"Yes, but how many polygons?" An artist blog entry with interesting numbers

Sakura Wars 4 - dreamcast, pc
* low poly lod models are around 1,200 for player characters when the unit is inactive. It automatically switches to high poly lod when active and in cutscenes. regular enemies are between 700- 1,200 triangles.

Sobu - 2,938 triangles
sakurat49.jpg


Ogami Ichiro - 1,842 triangles
sakurat41.jpg


Kobu f2( Erica) - 2,355 triangles
sakurat42.jpg


kobu f2 ( hannabi) 2,359 triangles
sakurat43.jpg


Kobu custom( ogami) (destroed/damaged) 3,540 triangles
sakurat44.jpg


Ōkubo Nagayasu (Antagonist)- 1,103 triangles
sakurat45.jpg


Final boss (phase1) - 4,887 triangles
sakurat46.jpg


final boss (phase 2) - 3,058 triangles
sakurat47.jpg


Stage 2 - 4,906 triangles
sakurat48.jpg
 
An update on fake polygon counts: I've been doing some benchmarking, and if you just flood the PVR with off-screen vertices, it looks like the best vertex count you can get is only around 7.9 million vertices per second, or 253 MB/s of vertex data (32 bytes per vertex).

For anyone whose interested, I just found a flaw in my benchmark. I was using a custom library to generate commands for the hardware, and discovered that I was not setting a semi-undocumented bit (not listed in my main reference, but listed in nullDC source as group_en). The KOS PVR driver quietly set this bit without me realizing it, but my library did not. It seems not setting this bit was causing the TA to ignore my request to use full substrips and it would instead process the strip as single triangles. (I discovered this while writing a new PVR driver, and was wondering why vertex data was taking up so much more RAM and I was getting worse performance than I expected.)

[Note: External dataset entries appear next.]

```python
def lib():
    global _LIB
    if _LIB is None:
        if not os.path.exists(_LIB_PATH):
            raise SvxError("svim_amd/libsvx.so is not built (run `python -c 'import __graft_entry__ as g; g.build()'` "
                           "or `make -C svim_amd/csrc`); the GPU path has no CPU fallback")
        L = C.CDLL(_LIB_PATH)
        L.svx_last_error.restype = C.c_char_p
        L.svx_stream.restype = C.c_void_p
        _LIB = L
# ... 140 lines not shown
        return self.fetch_candidates() if fetch else None

    def fetch_candidates(self):
        n, nm = C.c_int64(), C.c_int64()
        _check(self.L.svx_combine_count(self.ctx, C.byref(n), C.byref(nm)), "svx_combine_count")
        t = _abi.CandidateTable(n.value, nm.value)
        v = t.view()
        _check(self.L.svx_combine_fetch(self.ctx, C.byref(v)), "svx_combine_fetch")
        return t.finish(v)

    def combine_stages(self):
        mv, fv = _abi.CandidateView(), _abi.CandidateView()
        n1, n2 = C.c_int64(), C.c_int64()
        _check(self.L.svx_combine_stages_fetch(self.ctx, C.byref(mv), C.byref(n1), None, C.byref(n2), None, C.byref(fv)), "svx_combine_stages_fetch")
        merged, flagged = _abi.CandidateTable(mv.n, mv.n_members), _abi.CandidateTable(fv.n, fv.n_members)
        r1, r2 = np.zeros(max(1, n1.value), np.int32), np.zeros(max(1, n2.value), np.int32)
        mv, fv = merged.view(), flagged.view()
        _check(self.L.svx_combine_stages_fetch(self.ctx, C.byref(mv), C.byref(n1), ptr(r1), C.byref(n2), ptr(r2), C.byref(fv)), "svx_combine_stages_fetch")
        return {"merged": merged.finish(mv), "remove_1": r1[:n1.value], "remove_2": r2[:n2.value], "flagged": flagged.finish(fv)}

    def combine_stats(self):
        s = _abi.CombineStats()
        _check(self.L.svx_combine_get_stats(self.ctx, C.byref(s)), "svx_combine_get_stats")
        return s.as_dict()

    def set_alignment_index(self, index):
        v = index.view()
        _check(self.L.svx_set_alignment_index(self.ctx, C.byref(v)), "svx_set_alignment_index")

    def genotype(self, mode, tid, start, end, member_off, member_names, min_mapq):
        n = len(tid)
        out = np.zeros(max(1, n), dtype=np.int32)
        tid = np.ascontiguousarray(tid, dtype=np.int32); start = np.ascontiguousarray(start, dtype=np.int32)
        end = np.ascontiguousarray(end, dtype=np.int32); member_off = np.ascontiguousarray(member_off, dtype=np.int64)
        member_names = np.ascontiguousarray(member_names, dtype=np.int32)
        _check(self.L.svx_genotype(self.ctx, C.c_int32(mode), C.c_int64(n), ptr(tid), ptr(start), ptr(end), ptr(member_off),
                                   ptr(member_names if member_names.size else np.zeros(1, np.int32)), C.c_int32(min_mapq), ptr(out)), "svx_genotype")
        return out[:n]

    def set_ranks(self, rank, world, allgather=None):
        if allgather is None or world <= 1:
            self._ag_cb = None
            _check(self.L.svx_cluster_set_ranks(self.ctx, 0, 1, None, None), "svx_cluster_set_ranks")
            return
        proto = C.CFUNCTYPE(C.c_int, C.c_void_p, C.c_void_p, C.c_void_p, C.c_int64)

        into = getattr(allgather, "gather_into", None)

        def tramp(user, send, recv, nbytes):
            try:
                if into is not None and nbytes > 0:
                    into(int(send), int(recv), int(nbytes))
                    return 0
                got = allgather(C.string_at(send, nbytes))
                if len(got) != nbytes * world:
                    raise ValueError("all-gather callback returned %d bytes, expected %d" % (len(got), nbytes * world))
                C.memmove(recv, got, len(got))
                return 0
            except Exception:
                import traceback
                traceback.print_exc()
                return 1
        self._ag_cb = proto(tramp)
        _check(self.L.svx_cluster_set_ranks(self.ctx, int(rank), int(world), self._ag_cb, None), "svx_cluster_set_ranks")

    def abort_ranks(self):
        _check(self.L.svx_cluster_abort_ranks(self.ctx), "svx_cluster_abort_ranks")

    def stream_positions(self):
        a, b = (C.c_int64 * 6)(), (C.c_int64 * 6)()
        _check(self.L.svx_cluster_stream_positions(self.ctx, a, b), "svx_cluster_stream_positions")
        return list(a), list(b)

    def stats(self):
        s = _abi.Stats()
        _check(self.L.svx_get_stats(self.ctx, C.byref(s)), "svx_get_stats")
        return s.as_dict()

    def stream(self):
        return self.L.svx_stream(self.ctx)

    def selftest_prims(self, n, begin_bit=0, end_bit=64, seed=1):
        _check(self.L.svx_selftest_prims(self.ctx, C.c_int64(n), C.c_int32(begin_bit), C.c_int32(end_bit), C.c_uint64(seed)), "svx_selftest_prims")

    def cigar_indel(self, tuples, min_length):
        c = np.array([(l << 4) | op for op, l in tuples] or [0], dtype=np.uint32)
        n = len(tuples)
        o_ref = np.zeros(max(1, n), dtype=np.int64)
        o_read = np.zeros(max(1, n), dtype=np.int64)
        o_len = np.zeros(max(1, n), dtype=np.int32)
        o_del = np.zeros(max(1, n), dtype=np.uint8)
        m = C.c_int64()
        _check(self.L.svx_cigar_indel(self.ctx, ptr(c), C.c_int64(n), C.c_int32(min_length), ptr(o_ref), ptr(o_read),
                                      ptr(o_len), ptr(o_del), C.byref(m)), "svx_cigar_indel")
        return [(int(o_ref[i]), int(o_read[i]), int(o_len[i]), "DEL" if o_del[i] else "INS") for i in range(m.value)]

    def edit_distances(self, pairs):
        chunks, a_off, b_off = [], [0], [0]
        pos = 0
        for a, _ in pairs:
            c = _abi.encode_bases(a)
            chunks.append(c)
            pos += c.size
            a_off.append(pos)
        b_off = [pos]
        for _, b in pairs:
            c = _abi.encode_bases(b)
            chunks.append(c)
            pos += c.size
            b_off.append(pos)
        codes = np.concatenate(chunks + [np.zeros(1, np.uint8)])
        a_off = np.array(a_off, dtype=np.int64)
        b_off = np.array(b_off, dtype=np.int64)
        out = np.zeros(max(1, len(pairs)), dtype=np.int32)
        _check(self.L.svx_edit_distance(self.ctx, C.c_int64(len(pairs)), ptr(codes), ptr(a_off), ptr(b_off), ptr(out)),
               "svx_edit_distance")
        return [int(x) for x in out[:len(pairs)]]

    def pair_distances(self, table, pairs, params):
        ia = np.ascontiguousarray([i for i, _ in pairs], dtype=np.int64)
        ib = np.ascontiguousarray([j for _, j in pairs], dtype=np.int64)
        out = np.zeros(max(1, len(pairs)), dtype=np.float64)
        v = table.view()
        _check(self.L.svx_pair_distances(self.ctx, C.byref(v), C.c_int64(len(pairs)), ptr(ia), ptr(ib), C.byref(params), ptr(out)), "svx_pair_distances")
        return out[:len(pairs)]

    def linkage_fcluster(self, problems, cutoff):
        ns = np.array([p[0] for p in problems], dtype=np.int32)
        d_off = np.zeros(len(problems) + 1, dtype=np.int64)
        l_off = np.zeros(len(problems) + 1, dtype=np.int64)
        for i, (n, d) in enumerate(problems):
            d_off[i + 1] = d_off[i] + n * (n - 1) // 2
            l_off[i + 1] = l_off[i] + n
        d = np.concatenate([np.asarray(p[1], dtype=np.float64).ravel() for p in problems] + [np.zeros(1)])
        lab = np.zeros(max(1, int(l_off[-1])), dtype=np.int32)
        _check(self.L.svx_linkage_fcluster(self.ctx, C.c_int64(len(problems)), ptr(ns), ptr(d_off), ptr(d), C.c_double(cutoff),
                                           ptr(l_off), ptr(lab)), "svx_linkage_fcluster")
        return [lab[l_off[i]:l_off[i + 1]].copy() for i in range(len(problems))]


def engine(device=None):
    if device is None:
        device = int(os.environ.get("LOCAL_RANK", "0"))
    e = _ENGINES.get(device)
    if e is None:
        e = _ENGINES[device] = Engine(device)
    return e


def bgzf_blocks(path):
    import struct
    with open(path, "rb") as fh:
        data = fh.read()
    at, out = 0, []
    while at + 18 <= len(data):
        if data[at:at + 2] != b"\x1f\x8b":
            raise ValueError("not a BGZF block at %d" % at)
        xlen = struct.unpack_from("<H", data, at + 10)[0]
        p, bsize = at + 12, None
        while p + 4 <= at + 12 + xlen:
            si, sl = data[p:p + 2], struct.unpack_from("<H", data, p + 2)[0]
            if si == b"BC":
                bsize = struct.unpack_from("<H", data, p + 4)[0]
            p += 4 + sl
        if bsize is None:
            raise ValueError("no BC subfield")
# ... 48 lines not shown
```

svim_amd/csrc/common.hpp:

```cpp
#pragma once
#include <chrono>
#include <hip/hip_runtime.h>
#include <cstdint>
#include <cstdio>
#include <cstring>
#include <string>
#include <vector>
#include "../../include/svx.h"

#define SVX_FLAG_USED_MASK (SVX_FLAG_SKIP | 4u | 256u)

extern thread_local std::string g_svx_err;
int svx_fail(int code, const char* what, const char* file, int line, hipError_t e);

#define HIPCHK(expr)                                                                                   \
    do {                                                                                               \
        hipError_t e_ = (expr);                                                                        \
        if (e_ != hipSuccess) return svx_fail(SVX_E_HIP, #expr, __FILE__, __LINE__, e_);               \
    } while (0)
#define SVXCHK(expr)                                                                                   \
    do {                                                                                               \
        int rc_ = (expr);                                                                              \
        if (rc_ != SVX_OK) return rc_;                                                                 \
    } while (0)
// ... 29 lines not shown
        if (p) { if (svx_guard_mode()) svx_guard_free(p); else (void)hipFree(p); }
        p = nullptr;
        cap = 0;
    }
    template <class T> T* as() const { return reinterpret_cast<T*>(p); }
};

struct DevSigs {
    int64_t n = 0, cap = 0;
    DevBuf key, type, src, aux, contig, start, end, contig2, pos2, read_id, rec, qpos, qlen;
    DevBuf seq_off, seq;
    int64_t n_seq = 0;
    int reserve(int64_t c) {
        if (c <= cap) return SVX_OK;
        SVXCHK(key.reserve(c * 8)); SVXCHK(type.reserve(c)); SVXCHK(src.reserve(c)); SVXCHK(aux.reserve(c));
        SVXCHK(contig.reserve(c * 4)); SVXCHK(start.reserve(c * 4)); SVXCHK(end.reserve(c * 4));
        SVXCHK(contig2.reserve(c * 4)); SVXCHK(pos2.reserve(c * 4)); SVXCHK(read_id.reserve(c * 4));
        SVXCHK(rec.reserve(c * 4)); SVXCHK(qpos.reserve(c * 4)); SVXCHK(qlen.reserve(c * 4));
        cap = c;
        return SVX_OK;
    }
    int reserve_keep(int64_t c, hipStream_t s) {
        if (c <= cap) return SVX_OK;
        const int64_t nc = c + c / 2 + 1024;
        DevBuf* b8[] = {&key}; DevBuf* b1[] = {&type, &src, &aux}; DevBuf* b4[] = {&contig, &start, &end, &contig2, &pos2, &read_id};
        for (auto* b : b8) SVXCHK(b->reserve((size_t)nc * 8, true, s));
        for (auto* b : b1) SVXCHK(b->reserve((size_t)nc, true, s));
        for (auto* b : b4) SVXCHK(b->reserve((size_t)nc * 4, true, s));
        SVXCHK(seq_off.reserve((size_t)(nc + 2) * 8, true, s));
        cap = nc;
        return SVX_OK;
    }
    void release() {
        DevBuf* all[] = {&key, &type, &src, &aux, &contig, &start, &end, &contig2, &pos2, &read_id, &rec, &qpos, &qlen, &seq_off, &seq};
        for (auto* b : all) b->release();
        n = cap = 0;
    }
};
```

The new best fake polygon count I've gotten is 11.96 million polys/sec, or 382 MB/s of vertex data. More what I was expecting.
 
Hello dudes, happy new year!! Long time without moving this thread!!! Hope you guys and your family are doing it well through this Covid horrible stuff....The thing is, i don´t know if you guys are aware of (probably yes), but Dreamcast is receiving new games, due to the massive Atomiswave porting extravaganza coming from Megavolt85 on the DC talk forums. We finally have on DC 3D games like Faster Than Speed, Maximum Speed, Demolish Fists, Genju and specially Force Five, that looks like make good use of DC hardware and bring us an idea of how DC games would have look after its demise....so..is there any chance you guys can provide us data about polycounts in this "new" Dreamcast games?? Thank you in advance!!! Cheers from Colombia, South América!!!
 
Well still playing around withthe naomilib tools. Messing in sports jam dreamcast. I got the master of ceremonies model for both his announcer role and gameplay. His announcer mesh is extremely detailed 10,754 triangles while his gameplay mesh is,2,186 triangles, very efficient modeling that keeps his look consistent with the higher poly model. Noy 18k as was reported before, that was probably an emulator rip.

Gameplay:
Dcsportsjam2.jpg


Announcer:
Dcsportsjam.jpg
 
For anyone whose interested, I just found a flaw in my benchmark. I was using a custom library to generate commands for the hardware, and discovered that I was not setting a semi-undocumented bit (not listed in my main reference, but listed in nullDC source as group_en). The KOS PVR driver quietly set this bit without me realizing it, but my library did not. It seems not setting this bit was causing the TA to ignore my request to use full substrips and it would instead process the strip as single triangles. (I discovered this while writing a new PVR driver, and was wondering why vertex data was taking up so much more RAM and I was getting worse performance than I expected.)

The new best fake polygon count I've gotten is 11.96 million polys/sec, or 382 MB/s of vertex data. More what I was expecting.

I know your more of a r&d type of guy and that these test don't really display anything (meant as raw benchmarks) and have released code/tools to to help with dc.will you ever show off the fruit of your of labor maybe in a tech demo of any sort. Always been curious if you would ever construct a visual representation of what you have achieved.
 
I know your more of a r&d type of guy and that these test don't really display anything (meant as raw benchmarks) and have released code/tools to to help with dc.will you ever show off the fruit of your of labor maybe in a tech demo of any sort. Always been curious if you would ever construct a visual representation of what you have achieved.
I'm not doing these measurements for nothing, I'm planning to release stuff. My end goal is to make a game (a platformer, similar to the no-FLUDD stages from Mario Sunshine), and most of what I'm doing is working towards that.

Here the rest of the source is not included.